Murray’s case might seem bizarre, but it is hardly unique. In another case in 2003, Annette Power, an employee at Panasonic, was sacked after prolonged absences from work because of her heavy drinking. Again, she sued, claiming that her alcoholism had been caused by clinical depression, a form of mental disability. Once more an industrial tribunal rejected her action, only for it to be upheld by the employment appeals tribunal, which ruled that the Panasonic worker had suffered discrimination because her employers had failed to take account of her long-term depression. She was awarded £5,800 in damages. This sort of nonsense is now occurring regularly. In another ludicrous instance a cocaine addict, who had been dismissed for excessive sick leave at his firm, claimed that his drug habit resulted from a depressive disorder; the EAT, always keen to heighten the climate of grievance in Britain, decided that cocaine-wreathed depression did indeed amount to a disability.

In 1997 Jacqueline Beart, an administrative officer with the prison service in Southwark, was disciplined for running a clothes business while she had been on long-term sick leave with alleged depression. She was eventually dismissed, but sued for disability discrimination and won £400,000 in compensation. The industrial tribunal found that the employers had failed Ms Beart in not offering her another job within the prison service and in not conducting properly the investigation into her business. It might be legitimately asked, however, why Ms Beart’s depression kept her from working in the prison service but not in the retail trade.

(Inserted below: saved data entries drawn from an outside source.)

# hongsukchoi/Pose2Mesh_RELEASE

Hardware: AMD Instinct MI355X
Metric: SMPL meshes/sec fwd+bwd at batch 256 (higher is better)
Workload: dtype f32 (emulated on the BF16 matrix pipe: every operand as 3 exact bf16 slices = 24-bit significands, 6 slice products per fp32 product, fp32 accumulate)

## Files before the change

pose2mesh_release_amd/csrc/gemm.hip:

```cpp
#include <cstdlib>
#include <type_traits>

#include "p2m_split.h"

namespace p2m {

constexpr int BM = 128;
constexpr int BK = 32;
constexpr int AS_LD = BK + 1;

struct GemmArgs {
  const float* A[3];
  const float* Bm;
  const float* bias;
  const float* addend;
  const float* act_scale;
  const float* act_shift;
  int act_relu;
  int pair_out;
  float* C[3];
  float* stats;
  long M;
  int nplanesA, Ka, a0_shift;
  int N, Nc;
  int ntm, ntn;
  const int* ids;
  int nset, V, tps, compact;
  const float* row_w;
  const unsigned short* Bx;
  int Npad, Ktot;
  const unsigned* a_amax;
  const unsigned* b_amax;
  int a_bits;
  unsigned* amax_out;
  const float* in_scale;
  const float* in_shift;
};

__device__ __forceinline__ bool tile_of_block(int bid, int ntm, int ntn, int& mt, int& nt) {
  int xcd = bid & 7;
  int slot = bid >> 3;
  nt = slot % ntn;
  mt = (slot / ntn) * 8 + xcd;
  return mt < ntm;
}

constexpr int ROWTAB_WORDS = 2 * BM + 2;
__device__ __forceinline__ void rows_weights_fill(const GemmArgs& g, int* rowtab, int i, int t) {
  float* wtab = reinterpret_cast<float*>(rowtab + BM);
  const float w = (i < g.nset) ? g.row_w[i] : 0.f;
  wtab[t] = w;
  float s = w;
#pragma unroll
  for (int o = 32; o > 0; o >>= 1) s += __shfl_xor(s, o);
  if ((t & 63) == 0) wtab[BM + (t >> 6)] = s;
}

template <int BN, bool EXTRA, bool ROWS>
__device__ __forceinline__ void gemm_epilogue(const GemmArgs& g, floatx16 (&acc)[2][BN / 64], float* smem,
                                              const int* rowtab, int mt, long m0, int n0, int rs_i0, int wm, int wn,
                                              int l31, int lhi, int descale = 0) {
  constexpr int WTN = BN / 2;
  constexpr int TN = WTN / 32;
  constexpr int TM = 2;
  float bias_v[TN], sc_v[TN], sh_v[TN];
  int ncol[TN];
#pragma unroll
  for (int j = 0; j < TN; j++) {
    ncol[j] = n0 + wn * WTN + j * 32 + l31;
    bias_v[j] = (g.bias != nullptr && ncol[j] < g.N) ? g.bias[ncol[j]] : 0.f;
    sc_v[j] = (g.act_scale != nullptr && ncol[j] < g.N) ? g.act_scale[ncol[j]] : 1.f;
    sh_v[j] = (g.act_scale != nullptr && ncol[j] < g.N) ? g.act_shift[ncol[j]] : 0.f;
  }
  float csum[TN];
  float vmax = 0.f;
  const bool wst = ROWS && g.row_w != nullptr && g.stats != nullptr;
  const float* wtab = reinterpret_cast<const float*>(rowtab + BM);
#pragma unroll
  for (int j = 0; j < TN; j++) csum[j] = 0.f;
#pragma unroll
  for (int i = 0; i < TM; i++)
#pragma unroll
    for (int j = 0; j < TN; j++) {
      const int n = ncol[j];
      const int q = n / g.Nc;
      const int c = n - q * g.Nc;
      float* Cq = (n < g.N) ? g.C[q] : nullptr;
#pragma unroll
      for (int r = 0; r < 16; r++) {
        const int ml = wm * 64 + i * 32 + (r & 3) + 8 * (r >> 2) + 4 * lhi;
        long row = ROWS ? (long)rowtab[ml] : m0 + ml;
        const bool rok = ROWS ? (row >= 0) : (row < g.M);
        float v = __builtin_ldexpf(acc[i][j][r], descale) + bias_v[j];
        if (g.act_scale != nullptr) v = fmaf(v, sc_v[j], sh_v[j]);
        if (g.act_relu) v = fmaxf(v, 0.f);
        if (EXTRA && g.addend != nullptr && rok && Cq != nullptr) v += g.addend[row * g.N + n];
        acc[i][j][r] = rok ? v : 0.f;
        if (!(EXTRA && g.pair_out) && rok && Cq != nullptr) {
#ifdef P2M_PL_ABL_NOSTORE
          if (v == 12345.678f)
#endif
          Cq[row * g.Nc + c] = v;
          csum[j] += wst ? wtab[ml] * v : v;
          vmax = fmaxf(vmax, amax_abs(v));
        }
        if ((r & 3) == 3) __builtin_amdgcn_sched_barrier(0);
      }
      if (EXTRA && g.pair_out && Cq != nullptr) {
#pragma unroll
        for (int r = 0; r < 16; r += 2) {
          long row = m0 + wm * 64 + i * 32 + (r & 3) + 8 * (r >> 2) + 4 * lhi;
          if (row < g.M) {
            const float pv = acc[i][j][r] + acc[i][j][r + 1];
            Cq[(row >> 1) * g.Nc + c] = pv;
            vmax = fmaxf(vmax, amax_abs(pv));
          }
        }
      }
    }
  if (g.amax_out != nullptr) amax_commit(g.amax_out, vmax);
  if (g.stats == nullptr) return;

  float* red = smem;
  long rows_valid = ROWS ? (long)(g.nset - rs_i0) : g.M - m0;
  if (rows_valid > BM) rows_valid = BM;
#pragma unroll
  for (int j = 0; j < TN; j++) {
    csum[j] += __shfl_xor(csum[j], 32);
    if (lhi == 0) red[wm * BN + wn * WTN + j * 32 + l31] = csum[j];
  }
  __syncthreads();
  float cm2[TN];
#pragma unroll
  for (int j = 0; j < TN; j++) {
    const int cl = wn * WTN + j * 32 + l31;
    const float tot = red[cl] + red[BN + cl];
    const float mean = tot / (wst ? wtab[BM] + wtab[BM + 1] : (float)rows_valid);
    float m2 = 0.f;
#pragma unroll
    for (int i = 0; i < TM; i++)
#pragma unroll
      for (int r = 0; r < 16; r++) {
        const int ml = wm * 64 + i * 32 + (r & 3) + 8 * (r >> 2) + 4 * lhi;
        float d = acc[i][j][r] - mean;
        if (ROWS ? (rowtab[ml] >= 0) : (m0 + ml < g.M)) m2 += wst ? wtab[ml] * d * d : d * d;
      }
    m2 += __shfl_xor(m2, 32);
    cm2[j] = m2;
    csum[j] = tot;
  }
  __syncthreads();
#pragma unroll
  for (int j = 0; j < TN; j++)
    if (lhi == 0) red[wm * BN + wn * WTN + j * 32 + l31] = cm2[j];
  __syncthreads();
  if (wm == 0 && lhi == 0) {
#pragma unroll
    for (int j = 0; j < TN; j++) {
      const int cl = wn * WTN + j * 32 + l31;
      const int n = n0 + cl;
      if (n < g.N) {
        float* st = g.stats + (long)mt * 2 * g.N;
        st[n] = csum[j];
        st[g.N + n] = red[cl] + red[BN + cl];
      }
    }
  }
}
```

But such questions are an irrelevance for today’s discrimination industry, which takes no account of the realities of employment. ‘If you are considering dismissing an employee for alcohol or drug addiction,’ warns the law firm Shoosmiths, ‘beware of the implications of the Disability Discrimination Act. Illnesses caused by the addiction could mean the employee is protected by the DDA and they may bring damages claims if their case is not properly managed by the employer.’ As in the crusades against race and sex discrimination, the drive against disability prejudice has been hijacked by those with claims that would be seen in any normal society as entirely bogus. And in the process, the genuinely disabled lose out, since the cause of anti-discrimination is tainted.

While tens of millions of ordinary Britons work hard in their jobs, the field of employment law is now geared towards those who want to evade their responsibilities. They have a battery of legal measures to prevent their employer taking action against them, and the Disability Discrimination Act is particularly useful in this regard. As the magazine Personnel Today put it recently, ‘Stress claims will now be easier to pursue under the Disability Discrimination Act (DDA), following the government’s acceptance that people claiming to have a mental impairment should not have to show that they are suffering from a well-recognised illness.... This will inevitably lead to more people suffering from stress being able to qualify as being disabled under the DDA.’ With the government providing direct incentives for people to classify themselves as physically or mentally enfeebled, it is no wonder that — despite all the advances in healthcare in our society — the number of the disabled keeps on growing.